Develop a Planting Plan
Your Planting Plan is where you put all the information you have gathered into a plan that you can begin to implement on your landscape.
More information on Developing a Planting Plan.
Locate Plants to Keep
Refer back to your map of existing vegetation. Plan to retain native plants that have proven attractive according to observations and records. Locate these plants on a fresh copy of your base map.
Outline Planting Areas
Review the bubble diagrams you drew to designate spaces for human and wildlife requirements in the landscape. On your map, lightly draw an outline of all planting areas that were identified by these requirements.
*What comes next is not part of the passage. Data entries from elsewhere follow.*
template <int EMIT>
__device__ __forceinline__ void lane_decode(const InflateSmem &s, const uint32_t *wbase, const uint32_t *wend,
                                            uint32_t start, uint32_t end, uint32_t &exitp, uint32_t &nout,
                                            uint32_t &nmatch, uint32_t &st, uint8_t *out, uint32_t obase,
                                            uint2 *mrec, uint32_t mbase, bool &bad_dist)
{
    LaneBits b;
    uint32_t n = 0, m = 0, status = ST_RUN;
    if (start >= end) { exitp = start; nout = 0; nmatch = 0; st = ST_RUN; return; }
    lb_init(b, wbase, wend, start, end);
    while (b.cnt > b.lim) {
        lb_fill(b, wend);
        uint32_t e = lb_lookup<LIT_ROOT>(s.lit, b);
        uint32_t kind = (e >> 4) & 15;
        if (kind == K_LIT) {
            if (EMIT) out[obase + n] = (uint8_t)(e >> 16);
            n++;
        } else if (kind == K_LEN) {
            uint32_t xb = (e >> 8) & 0xff;
            uint32_t len = (e >> 16) + ((uint32_t)b.buf & ((1u << xb) - 1));
            b.buf >>= xb; b.cnt -= (int)xb;
            lb_fill(b, wend);
            uint32_t d = lb_lookup<DST_ROOT>(s.dst, b);
            if (((d >> 4) & 15) != K_DIST) { status = ST_BAD; break; }
            uint32_t xd = (d >> 8) & 0xff;
            uint32_t dist = (d >> 16) + ((uint32_t)b.buf & ((1u << xd) - 1));
            b.buf >>= xd; b.cnt -= (int)xd;
            if (EMIT) {
                uint32_t dstpos = obase + n;
                if (dist > dstpos) bad_dist = true;
                mrec[mbase + m] = make_uint2(dstpos, len | (dist << 16));
            }
            n += len; m++;
        } else if (kind == K_EOB) { status = ST_EOB; break; }
        else { status = ST_BAD; break; }
    }
    exitp = lb_pos(b, end);
    nout = n; nmatch = m; st = status;
}

__device__ void run_matches(uint8_t *out, const uint2 *mrec, uint32_t total, CrcCursor &crc)
{
    const uint32_t lane = hgpu_lane();
    uint2 nx = lane < total ? mrec[lane] : make_uint2(0, 0);
    for (uint32_t base = 0; base < total; base += 32) {
        uint2 rec = nx;
        nx = base + 32 + lane < total ? mrec[base + 32 + lane] : make_uint2(0, 0);
        exec_batch(out, rec, total - base < 32u ? total - base : 32u);
        if (base + 32 < total) crc_advance(crc, __shfl_sync(0xffffffffu, nx.x, 0));
    }
    __syncwarp();
}

constexpr uint32_t PAR_MIN_BITS = 32 * 96;
constexpr uint32_t MREC_CAP = 65536 / 3 + 64;

__device__ int decode_body_parallel(InflateSmem &s, const uint32_t *wbase, const uint32_t *wend, uint32_t body,
                                    uint32_t total, uint8_t *out, uint32_t cap, uint32_t &o, uint2 *mrec,
                                    uint32_t &end_pos, CrcCursor &crc, Prof &pf, uint32_t mcap = MREC_CAP)
{
    const uint32_t lane = hgpu_lane();
    const uint32_t S = (total - body + 31) / 32;
    uint32_t start = body + lane * S;
    uint32_t end = lane == 31 ? total : min(total, body + (lane + 1) * S);
    if (start > total) start = total;
    uint32_t exitp = 0, n = 0, m = 0, st = ST_RUN;
    bool need = true, dummy = false;
    for (int round = 0; round < 34; round++) {
        if (need) lane_decode<0>(s, wbase, wend, start, end, exitp, n, m, st, nullptr, 0, nullptr, 0, dummy);
        uint32_t prev = __shfl_up_sync(0xffffffffu, exitp, 1);
        uint32_t ns = lane == 0 ? start : prev;
        need = ns != start;
        start = ns;
        if (!__any_sync(0xffffffffu, need)) break;
    }
    pf.mark(1);
    uint32_t eob = __ballot_sync(0xffffffffu, st == ST_EOB);
    uint32_t bad = __ballot_sync(0xffffffffu, st == ST_BAD);
    if (!eob) return HGPU_BGZF_ERR_ZLIB;
    uint32_t E = __ffs(eob) - 1;
    if (bad & ((2u << E) - 1u)) return HGPU_BGZF_ERR_ZLIB;
    uint32_t last = __shfl_sync(0xffffffffu, exitp, E);
    if (last > total) return HGPU_BGZF_ERR_ZLIB;
    if (lane > E) { n = 0; m = 0; }
    uint32_t on = n, mn = m;
#pragma unroll
    for (int d = 1; d < 32; d <<= 1) {
        uint32_t a = __shfl_up_sync(0xffffffffu, on, d), c = __shfl_up_sync(0xffffffffu, mn, d);
        if (lane >= (uint32_t)d) { on += a; mn += c; }
    }
    uint32_t tot_out = __shfl_sync(0xffffffffu, on, 31), tot_m = __shfl_sync(0xffffffffu, mn, 31);
    if ((uint64_t)o + tot_out > cap) return HGPU_BGZF_ERR_SPACE;
    if (tot_m > mcap) return HGPU_BGZF_ERR_ZLIB;
    bool bad_dist = false;
    if (lane <= E) {
        uint32_t e2, n2, m2, st2;
        lane_decode<1>(s, wbase, wend, start, end, e2, n2, m2, st2, out, o + on - n, mrec, mn - m, bad_dist);
    }
    if (__any_sync(0xffffffffu, bad_dist)) return HGPU_BGZF_ERR_ZLIB;
    __syncwarp();
    __threadfence_block();
    pf.mark(2);
    run_matches(out, mrec, tot_m, crc);
    pf.mark(3);
    o += tot_out;
    end_pos = last;
    return HGPU_OK;
}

Be willing to compromise some human needs to meet wildlife needs, and vice versa.
Select appropriate native plants considering ultimate size and aesthetics of the plant and conditions of the site. As you continue from the canopy to the lower vertical layers in the habitat, you may wish to design each layer on a separate clear overlay. Although you want the entire design to be integrated, this technique will make the planting plan easier to read.
Use the Going Native Database of Native Plants with wildlife value to help you find the plants that will best meet your needs.
Locate Canopy Plants
Identify the locations for the tallest plants and focal points in the garden first. Think about the effects of evergreen or deciduous trees in each location. Canopy Planting Plan.
Locate Shrub Plants
Proceed to the next vertical layers, the mid-story and shrub layers. Remember to account for the effects of canopy plants you might have added. Shrub Planting Plan.
Locate Ground Plants
The groundcover layer offers the most variety in terms of plant selection and availability at local nurseries. When you combine plants, remember to apply good design principles:
- Use appropriate scale and proportion.
- Consider the shape and forms of the plants.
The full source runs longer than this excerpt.